Medina (2006) proposes fuzzy logic as a tool to solve financial problems, since it is useful in the optimal selection of investment portfolios as well as in dealing with the uncertainties of financial assets in the stock market. The traditional methodology requires extensive information due to the historical sequences requirement that determines the usual analysis models, whereas the uncertainty methodology handles a more flexible form due to its possibilistic approximation (Kaufmann & Gilaluja, 1988).

The fuzzy inference models were proposed by Medina and Paniagua (2008) to measure the credit study by determining its viability to minimize the counterparty risk in the credit granting processes, since it could be measured through indicators applied to the client such as payment capacity, debt capacity, credit rating that feeds the fuzzy system as an evaluation tool, providing consistent answers regarding the amount and the concession period (González, Flores, & Gil, 2010).

CAMEL model

The CAMEL model allows identifying financial difficulties in institutions, particularly banking institutions. Its acronym stands for: Capital (C), Asset quality (A), Management (M), Earnings (E), and Liquidity (L), “it is defined as a uniform rating system for financial institutions” (Crespo, 2011). The process to measure credit risk is done based on models that allow measuring the performance (Velez, 2003) through the application of financial ratios.

The CAMEL method can develop a type of financial analysis that is sustained on the construction of financial reasons, which originate in the balances derived from the financial institutions.

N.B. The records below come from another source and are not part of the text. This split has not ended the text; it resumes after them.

# AI4Science-WestlakeU/safediffcon

Hardware: AMD Instinct MI355X
Metric: sampled control trajectories/sec (1000-step DDPM) (higher is better)
Workload: dtype f32; 1 GPU; C4: 2D smoke Unet3D_with_Conv3D dim=64 (1,2,4) state (B,32,7,64,64), B=64 per GPU, guided 1000-step DDPM, conformal quantile on; batch_per_gpu=64, global_batch=64, step=U-Net + guidance + posterior update of the whole batch, one hipGraph replay, parallelism=batch-sharded x1, no data-path collective, conv_precision=fp32

## Files before the change

### safediffcon_amd/csrc/sdc_conv.h

```cpp
#pragma once
#include "sdc_common.h"
#include <cstdlib>
#include <type_traits>

namespace sdcconv {


#ifdef SDC_KERNEL_EXPERIMENTS
inline int exp_env(const char* name) { const char* v = getenv(name); return v ? atoi(v) : 0; }
#else
constexpr int exp_env(const char*) { return 0; }
#endif


constexpr int BK = 16;
constexpr int NT = 256;

typedef float f32x16 __attribute__((ext_vector_type(16)));

typedef const __attribute__((address_space(1))) float* gfloat_p;
__device__ __forceinline__ gfloat_p uniform_ptr(const float* p) {
    const uint64_t u = reinterpret_cast<uint64_t>(p);
    const uint32_t lo = __builtin_amdgcn_readfirstlane((uint32_t)u);
    const uint32_t hi = __builtin_amdgcn_readfirstlane((uint32_t)(u >> 32));
    return (gfloat_p)(((uint64_t)hi << 32) | lo);
}
#define SDC_UNIFORM(v) __builtin_amdgcn_readfirstlane(v)
__device__ __forceinline__ float ld_sv(gfloat_p base, uint32_t byte_off) {
    typedef const __attribute__((address_space(1))) char* gchar_p;
    return *(gfloat_p)((gchar_p)base + byte_off);
}

struct ConvArgs {
    SdcConvDesc d;
    const float* x0;
    const float* x1;
    const float* wp;
    const float* bias;
    const float* res;
    float* y;
    int Ntot;
    int Ktot;
    int Cin;
    int lgD, lgH, lgW;
    int vec2;
    int ydense;
    const float* wg2;
    double* gn_part;
    int gn_G, gn_cpg, gn_nparts, gn_S;
    int ksplit;
    int64_t ypart_elems;
};

__device__ __forceinline__ int xcd_tile(int bid, int ntiles) {
    return (ntiles & 7) == 0 ? (bid & 7) * (ntiles >> 3) + (bid >> 3) : bid;
}

constexpr int W2_SK = 8;
constexpr int W2_BM = 64;
constexpr int W2_TILES = 64;
constexpr int W2_NBUF = 2;
constexpr int W2_ASZ = 16 * W2_SK * W2_BM, W2_BSZ = 16 * W2_SK * W2_TILES;
constexpr int W3S_TILES = 32;

inline int64_t span5(const int64_t* st, int b, int c, int dd, int h, int w) {
    return (int64_t)(b - 1) * st[0] + (int64_t)(c - 1) * st[1] + (int64_t)(dd - 1) * st[2] + (int64_t)(h - 1) * st[3] + (int64_t)(w - 1) * st[4];
}

bool wg2_ok(const SdcConvDesc& d, bool small);
bool wg3_ok(const SdcConvDesc& d, bool small);
int launch_wg2(const ConvArgs& a, hipStream_t s);
int wg2_ksplit(const SdcConvDesc& d);
int launch_wg3(const ConvArgs& a, hipStream_t s);
bool wg3s_ok(const SdcConvDesc& d, bool small);
bool wg2s_ok(const SdcConvDesc& d, bool small);
int launch_wg2s(const ConvArgs& a, hipStream_t s);
int launch_wg3s(const ConvArgs& a, hipStream_t s);

int f16_kc(int kD, int kH, int kW);
bool f16_faster(const SdcConvDesc& d);
bool f16_ok(const SdcConvDesc& d);
int f16_gnparts(const SdcConvDesc& d, int G);
const char* f16_name(const SdcConvDesc& d);
int launch_f16(const ConvArgs& a, const _Float16* wh, hipStream_t s, const int32_t* gexp = nullptr);
int pack_f16_tail(const float* w, float* tail, int64_t gap, int Cout, int Cin, int kD, int kH, int kW, hipStream_t s);

struct StemShape { int Hs, NG, NR, itemsB; size_t lds; };
StemShape stem_shape(const SdcConvDesc& d);
int launch_stem_f16(const SdcConvDesc& d, const float* x, const _Float16* wh, const float* bias, float* y, hipStream_t s);

int launch_stem_x3(const SdcConvDesc& d, const float* x, const __bf16* wb, const float* bias, float* y, hipStream_t s);

bool gemm_x3_covers(const SdcConvDesc& d);
int launch_gemm_x3(const SdcConvDesc& d, const float* x, const __bf16* wb, const float* bias, float* y, hipStream_t s);

int pw_x3_block(int K, int Cout);
int launch_pw_x3(const ConvArgs& a, hipStream_t s);

}
```

### safediffcon_amd/csrc/sdc_conv_gemm_x3.hip

```cpp
#include "sdc_conv.h"
#include "sdc_split3.h"

using namespace sdcconv;

namespace {

constexpr int GX_BM = 64, GX_BN = 256, GX_NT = 256;

struct GemmX3Args {
    const float* x;
    const __bf16* wb;
    const float* bias;
    float* y;
    int64_t xs[5], ys[5];
    int NP, oD, Cout, oH, W, lgW, iH, iW, lgIW;
    int pH, pW;
    int Hs, GR, NR, RP;
    int IMG;
    int RT, nrows, ntiles, mtiles, itemsB, nst;
    int plane;
};

template <int FORM> struct GxForm;
template <> struct GxForm<0> { static constexpr int TAPS = 16, NCB = 1, SS = 4, SH = 2, NPAR = 2; };
template <> struct GxForm<1> { static constexpr int TAPS = 4, NCB = 2, SS = 8, SH = 1, NPAR = 1; };
template <> struct GxForm<2> { static constexpr int TAPS = 1, NCB = 4, SS = 4, SH = 1, NPAR = 1; };

template <int FORM, int ITB>
__global__ __launch_bounds__(GX_NT) __attribute__((amdgpu_waves_per_eu(1))) SDC_NO_DS_MERGE void conv_gemm_x3_kernel(const GemmX3Args a) {
    using F = GxForm<FORM>;
    constexpr int TAPS = F::TAPS, NCB = F::NCB, SS = F::SS, SH = F::SH;
    constexpr int KS = NCB * TAPS;
    constexpr int NSUB = KS / SS;
    constexpr bool PREF = ITB <= 9;
    static_assert(NSUB * SS == KS, "whole sub-stages");
    constexpr int APC = SS * GX_BM * 32;
    constexpr int ASZ = 3 * APC;
    constexpr int NIA = 3 * SS * GX_BM * 2;
    constexpr int ITA = (NIA + GX_NT - 1) / GX_NT;
    extern __shared__ __attribute__((aligned(16))) char lds[];

    const int tid = threadIdx.x, lane = tid & 63, wave = tid >> 6;
    const int l31 = lane & 31, lh = lane >> 5;
    const int W = a.W, RP = a.RP;
    const int IMG = a.IMG, BIMG = 2 * NCB * IMG;
    const int PIMG = a.NR * RP * 16;
    const int logical = xcd_tile(blockIdx.x, a.ntiles * a.mtiles);
    const int mt = logical % a.mtiles, nt = logical / a.mtiles;
    const int m0 = mt * GX_BM;
    const int r0 = nt * a.RT;
    const int plane0 = r0 / a.oH, oh0 = r0 - plane0 * a.oH;

    int64_t bb[ITB];
    int bdst[ITB];
    bool bok[ITB];
#pragma unroll
    for (int k = 0; k < ITB; ++k) {
        const int it = tid + k * GX_NT;
        const int w = it & (a.iW - 1);
        const int rest = it >> a.lgIW;
        const int q = rest / a.NR, sr = rest - q * a.NR;
        const int g = sr / a.GR, sq = sr - g * a.GR;
        const int pl = plane0 + g, ih = SH * (g == 0 ? oh0 : 0) - a.pH + sq;
        const bool ok = it < a.itemsB && pl < a.NP && ih >= 0 && ih < a.iH;
        const int b = ok ? pl / a.oD : 0, od = ok ? pl % a.oD : 0, ihc = ok ? ih : 0;
        bok[k] = ok;
        bb[k] = (int64_t)b * a.xs[0] + (int64_t)od * a.xs[2] + (int64_t)ihc * a.xs[3] + (int64_t)w * a.xs[4]
                + (int64_t)((q >> 1) * 16 + (q & 1) * 8) * a.xs[1];
        int col;
        if (FORM == 0) col = (w & 1) * (PIMG / 16) + sr * RP + (w >> 1) + 1;
        else if (FORM == 1) col = sr * RP + w + 1;
        else col = sr * RP + w;
        bdst[k] = ASZ + q * IMG + col * 16;
    }
    int aoff[ITA];
#pragma unroll
    for (int k = 0; k < ITA; ++k) {
        const int it = tid + k * GX_NT;
        const int p = it / (SS * 2 * GX_BM), q = it - p * (SS * 2 * GX_BM);
        aoff[k] = it < NIA ? p * a.plane + mt * (a.nst * KS * GX_BM * 16) + q * 8 : 0;
    }

    float bv[ITB][8];
    uint4 av[ITA];
    auto load_a = [&](int st, int sub) {
        const int wst = (st * KS + sub * SS) * (GX_BM * 16);
#pragma unroll
        for (int k = 0; k < ITA; ++k) {
            uint4 v = make_uint4(0u, 0u, 0u, 0u);
            if (tid + k * GX_NT < NIA) v = *reinterpret_cast<const uint4*>(a.wb + wst + aoff[k]);
            av[k] = v;
        }
    };
    auto load_b = [&](int st) {
        const int64_t co = (int64_t)st * (NCB * 16) * a.xs[1];
#pragma unroll
        for (int k = 0; k < ITB; ++k) {
            const float* q = a.x + bb[k] + co;
#pragma unroll
            for (int i = 0; i < 8; ++i) { bv[k][i] = bok[k] ? *q : 0.0f; q += a.xs[1]; }
        }
    };
    auto store_a = [&]() {
#pragma unroll
        for (int k = 0; k < ITA; ++k)
            if (tid + k * GX_NT < NIA) *reinterpret_cast<uint4*>(lds + (tid + k * GX_NT) * 16) = av[k];
    };
    auto store_b = [&]() {
#pragma unroll
        for (int k = 0; k < ITB; ++k) {
            if (tid + k * GX_NT < a.itemsB) {
                bf16x8 h, m, l;
                split3x8(bv[k], h, m, l);
                *reinterpret_cast<bf16x8*>(lds + bdst[k]) = h;
                *reinterpret_cast<bf16x8*>(lds + bdst[k] + BIMG) = m;
                *reinterpret_cast<bf16x8*>(lds + bdst[k] + 2 * BIMG) = l;
            }
        }
    };

    if (FORM != 2) {
        const int nrows = 3 * 2 * NCB * F::NPAR * a.NR;
        for (int e = tid; e < 2 * nrows; e += GX_NT) {
            const int row = e >> 1;
            *reinterpret_cast<uint4*>(lds + ASZ + (row * RP + ((e & 1) ? RP - 1 : 0)) * 16) = make_uint4(0u, 0u, 0u, 0u);
        }
    }

    int bB[2];
#pragma unroll
    for (int j = 0; j < 2; ++j) {
        const int p = wave * 64 + 32 * j + l31;
        const bool pok = (p >> a.lgW) < a.RT && r0 + (p >> a.lgW) < a.nrows;
        const int rl = pok ? p >> a.lgW : 0, col = pok ? p & (W - 1) : 0;
        const int row = r0 + rl, pl = row / a.oH, oh = row - pl * a.oH, g = pl - plane0;
        const int slot = g * a.GR + SH * (oh - (g == 0 ? oh0 : 0));
        bB[j] = ASZ + (slot * RP + col + (FORM == 1 ? 1 - a.pW : 0)) * 16 + lh * IMG;
    }
    const int aoffr = l31 * 32 + 16 * lh;
    const int rowb = RP * 16;

    f32x16 acc[2][2], sm[2][2];
#pragma unroll
    for (int i = 0; i < 2; ++i)
#pragma unroll
        for (int j = 0; j < 2; ++j)
#pragma unroll
            for (int r = 0; r < 16; ++r) {
                acc[i][j][r] = 0.0f;
                sm[i][j][r] = 0.0f;
            }

    load_a(0, 0);
    if (PREF) load_b(0);
    for (int st = 0; st < a.nst; ++st) {
#pragma unroll
        for (int sub = 0; sub < NSUB; ++sub) {
            __syncthreads();
            store_a();
            if (sub == 0) {
                if (!PREF) load_b(st);
                store_b();
            }
            __syncthreads();
            if (sub + 1 < NSUB) load_a(st, sub + 1);
            else if (st + 1 < a.nst) {
                load_a(st + 1, 0);
                if (PREF) load_b(st + 1);
            }
#pragma unroll
            for (int sl = 0; sl < SS; ++sl) {
                const int ks = sub * SS + sl;
                const int cbk = ks / TAPS, tap = ks - cbk * TAPS;
                int tb = cbk * 2 * IMG;
                if (FORM == 0) {
                    const int kh = tap >> 2, kw = tap & 3;
                    tb += ((kw + 1) & 1) * PIMG + kh * rowb + ((kw + 1) >> 1) * 16;
                } else if (FORM == 1) {
                    tb += (tap >> 1) * rowb + (tap & 1) * 16;
                }
                bf16x8 af[2][3], bf[2][3];
#pragma unroll
                for (int i = 0; i < 2; ++i)
#pragma unroll
                    for (int p = 0; p < 3; ++p)
                        af[i][p] = *reinterpret_cast<const bf16x8*>(lds + p * APC + (sl * GX_BM + 32 * i) * 32 + aoffr);
#pragma unroll
                for (int j = 0; j < 2; ++j)
#pragma unroll
                    for (int p = 0; p < 3; ++p) bf[j][p] = *reinterpret_cast<const bf16x8*>(lds + bB[j] + tb + p * BIMG);
#pragma unroll
                for (int t = 0; t < 6; ++t)
#pragma unroll
                    for (int i = 0; i < 2; ++i)
#pragma unroll
                        for (int j = 0; j < 2; ++j) {
                            f32x16& c = t < 5 ? sm[i][j] : acc[i][j];
                            c = __builtin_amdgcn_mfma_f32_32x32x16_bf16(af[i][X3_PA[t]], bf[j][X3_PB[t]], c, 0, 0, 0);
                        }
            }
        }
    }

#pragma unroll
    for (int i = 0; i < 2; ++i)
#pragma unroll
        for (int j = 0; j < 2; ++j) acc[i][j] += sm[i][j];
    float bz[2][16];
#pragma unroll
    for (int i = 0; i < 2; ++i)
#pragma unroll
        for (int rr = 0; rr < 16; ++rr) bz[i][rr] = 0.0f;
    if (a.bias) {
#pragma unroll
        for (int i = 0; i < 2; ++i)
#pragma unroll
            for (int rr = 0; rr < 16; ++rr) bz[i][rr] = a.bias[m0 + 32 * i + 4 * lh + (rr & 3) + 8 * (rr >> 2)];
    }
#pragma unroll
    for (int j = 0; j < 2; ++j) {
        const int p = wave * 64 + 32 * j + l31;
        if ((p >> a.lgW) >= a.RT || r0 + (p >> a.lgW) >= a.nrows) continue;
        const int row = r0 + (p >> a.lgW), col = p & (W - 1);
        const int pl = row / a.oH, oh = row - pl * a.oH;
        const int b = pl / a.oD, od = pl - b * a.oD;
        float* yp = a.y + (int64_t)b * a.ys[0] + (int64_t)od * a.ys[2] + (int64_t)oh * a.ys[3] + (int64_t)col * a.ys[4]
                    + (int64_t)(m0 + 4 * lh) * a.ys[1];
#pragma unroll
        for (int i = 0; i < 2; ++i) {
#pragma unroll
            for (int rr = 0; rr < 16; ++rr)
                yp[(int64_t)(32 * i + (rr & 3) + 8 * (rr >> 2)) * a.ys[1]] = acc[i][j][rr] + bz[i][rr];
        }
    }
}

__global__ __launch_bounds__(256) void pack_gemm_x3_kernel(const float* __restrict__ wp, __bf16* __restrict__ out, int Cout, int Cin, int taps,
                                                           int ncb, int64_t n) {
    const int64_t e = (int64_t)blockIdx.x * 256 + threadIdx.x;
    if (e >= n) return;
    const int c16 = (int)(e & 15), col = (int)((e >> 4) & 63);
    int64_t r = e >> 10;
    const int KS = ncb * taps, nst = Cin / (16 * ncb);
    const int ks = (int)(r % KS); r /= KS;
    const int st = (int)(r % nst);
    const int mt = (int)(r / nst);
    const int cbk = ks / taps, tap = ks - cbk * taps;
    const int ci = (st * ncb + cbk) * 16 + c16, co = mt * 64 + col;
    __bf16 ph, pm, pl;
    split3(wp[((int64_t)tap * Cin + ci) * Cout + co], ph, pm, pl);
    out[e] = ph; out[n + e] = pm; out[2 * n + e] = pl;
}

int gx_ncb(int kH, int kW) { return kH == 4 && kW == 4 ? 1 : kH == 2 && kW == 2 ? 2 : kH == 1 && kW == 1 ? 4 : 0; }

struct GxShape { int form, RT, Hs, NG, GR, NR, RP, itemsB, IMG; size_t lds; };

GxShape gx_shape(const SdcConvDesc& d) {
    GxShape s{};
    s.form = d.kH == 4 ? 0 : d.kH == 2 ? 1 : 2;
    const int ncb = gx_ncb(d.kH, d.kW), npar = s.form == 0 ? 2 : 1, sh = s.form == 0 ? 2 : 1;
    const int ss = s.form == 1 ? 8 : 4;
    const int R = GX_BN / d.oW;
    const int maxit = (s.form == 0 ? 12 : 8) * GX_NT;
    auto fill = [&](int ng) {
        s.NG = ng;
        s.GR = sh * (s.Hs - 1) + d.kH;
        s.NR = s.NG * s.GR;
        s.RP = s.form == 0 ? d.iW / 2 + 2 : s.form == 1 ? d.iW + 2 : d.iW;
        s.IMG = npar * s.NR * s.RP * 16;
        s.itemsB = 2 * ncb * s.NR * d.iW;
        s.lds = (size_t)3 * ss * GX_BM * 32 + (size_t)3 * 2 * ncb * s.IMG;
        return s.itemsB <= maxit && s.lds <= 160u * 1024u;
    };
    if (d.oH < R) {
        s.Hs = d.oH;
        int ng = R / d.oH;
        while (!fill(ng) && ng > 1) --ng;
        s.RT = s.NG * d.oH;
    } else {
        s.Hs = R; s.RT = R;
        fill(d.oH % R == 0 ? 1 : 2);
    }
    return s;
}

}

namespace sdcconv {

bool gemm_x3_covers(const SdcConvDesc& d) {
    if (!(d.kD == 1 && d.sD == 1 && d.pD == 0 && d.uD == 1 && d.uH == 1 && d.uW == 1 && d.up_mode == 0 && d.oD == d.iD)) return false;
    if (!(d.B > 0 && d.oD > 0 && d.oH > 0 && d.Cin1 == 0 && d.Cout > 0 && d.Cout % 64 == 0)) return false;
    for (int i = 0; i < 5; ++i)
        if (d.rs[i] != 0 || d.x1s[i] != 0) return false;
    const int ncb = gx_ncb(d.kH, d.kW);
    if (ncb == 0 || d.Cin0 <= 0 || d.Cin0 % (16 * ncb) != 0) return false;
    if (d.kH == 4) {
        if (!(d.sH == 2 && d.sW == 2 && d.pH == 1 && d.pW == 1 && d.iH == 2 * d.oH && d.iW == 2 * d.oW)) return false;
    } else if (d.kH == 2) {
        if (!(d.sH == 1 && d.sW == 1 && (d.pH == 0 || d.pH == 1) && (d.pW == 0 || d.pW == 1) && d.iH == d.oH && d.iW == d.oW)) return false;
    } else {
        if (!(d.sH == 1 && d.sW == 1 && d.pH == 0 && d.pW == 0 && d.iH == d.oH && d.iW == d.oW)) return false;
    }
    if (!(d.oW == 16 || d.oW == 32 || d.oW == 64 || d.oW == 128)) return false;
    const GxShape s = gx_shape(d);
    return s.itemsB <= (s.form == 0 ? 12 : 8) * GX_NT && s.lds <= 160u * 1024u;
}
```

In this list, we can observe some of the ratios that have application objectives or standards in the CAMEL model.

Table 4 presents the reference values that an institution must reach for each indicator. A credit rating described in Table 1 is determined with the financial reasons applied to the consolidated statements. Traditional logic would understand it as follows:

  • CAC “X”AAA+Met the required objectives

  • CAC “Y”BBB+Below the required average

  • CAC “Z”CCCFar below the required average

Table 3.

CAMEL study parameters.

Parameter  Description of the parameter 
Capital adequacy  This dimension intends to evaluate the capacity of a banking institution to absorb losses or the depreciation of its assets, more specifically, to determine if the capital of the institution is in a position to support both the financial and strategic objectives of the institution 
Asset quality  It involves determining how the balance is impacted due to the depreciation of assets, the concentration of credit and investments, hedging policies and credit recovery, and the quality of the internal control and risk management procedures 
Administrative management  It is a dimension whose purpose is to evaluate the efficiency and productivity of the administration of the institution; fundamentally, it implies determining the extent in which processing costs can compromise the margin derived from financial intermediation. And thus, limit the practice of inefficiently administrated institutions, resorting to greater SPREAD or to the increase of the collection and service charges, in detriment of the demand for banking services 
Earnings  It involves the evaluation of the operational results of the banking institution, which will largely depend on the level and stability of the income, thus the importance of clearly establishing the degree to which the utility of the banking institution depends on extraordinary, random or extemporaneous income 
Liquidity  Seeks to evaluate the robustness of the different sources of liquidity of the banking institution, from the point of view of both the assets and the liabilities. Furthermore, it also seeks to establish the capacity of the bank to respond to all of its contractual commitments with either their own resources or those of third parties (national, international or interbank loans) 
Source: Crespo (2011).
Table 4.

Indicators of the CAMEL model.

Indicators  SEPS code  Indicator  Meta  Indicators  SEPS code  Indicator  Meta 
Liquidity  IF1112  FD  44.41%  Capital  IF114  SP  620.75% 
Earnings  IF295
IF202 
PP
AP 
0.31%
0.74% 
Portfolio  IF408
IF409 
CCCMV
CCCNV 
29.04%
41.22% 
Economic efficiency  IF1111
IF202 
GO
GPE 
96.39%
6.60% 
Default indices  IF028 IF029  MCCCM
MCCCN 
6.99%
5.92% 

FD, available funds; SP, patrimonial sufficiency; PP, average capital; AP, average asset; CCCMV, maturing commercial credit portfolio; CCCNV, maturing consumer loan portfolio; GO, operating expense; GPO, estimated personnel costs; MCCCM, default commercial credit portfolio; MCCCN, default consumer loan portfolio.

Source: Own elaboration.

Fuzzy logic based systems

A fuzzy logic based system is comprised by Figure 2.

Figure 2.

Structure of a fuzzy system.

Source: Benito and Duran (2009).

(0,05MB).

For its understanding, the diffuser block is placed according to the membership degree to each of the fuzzy sets through the characteristic function. Subsequently, the data of the variable to be analyzed is entered with its concrete values, obtaining as outputs the membership degrees to the studied sets.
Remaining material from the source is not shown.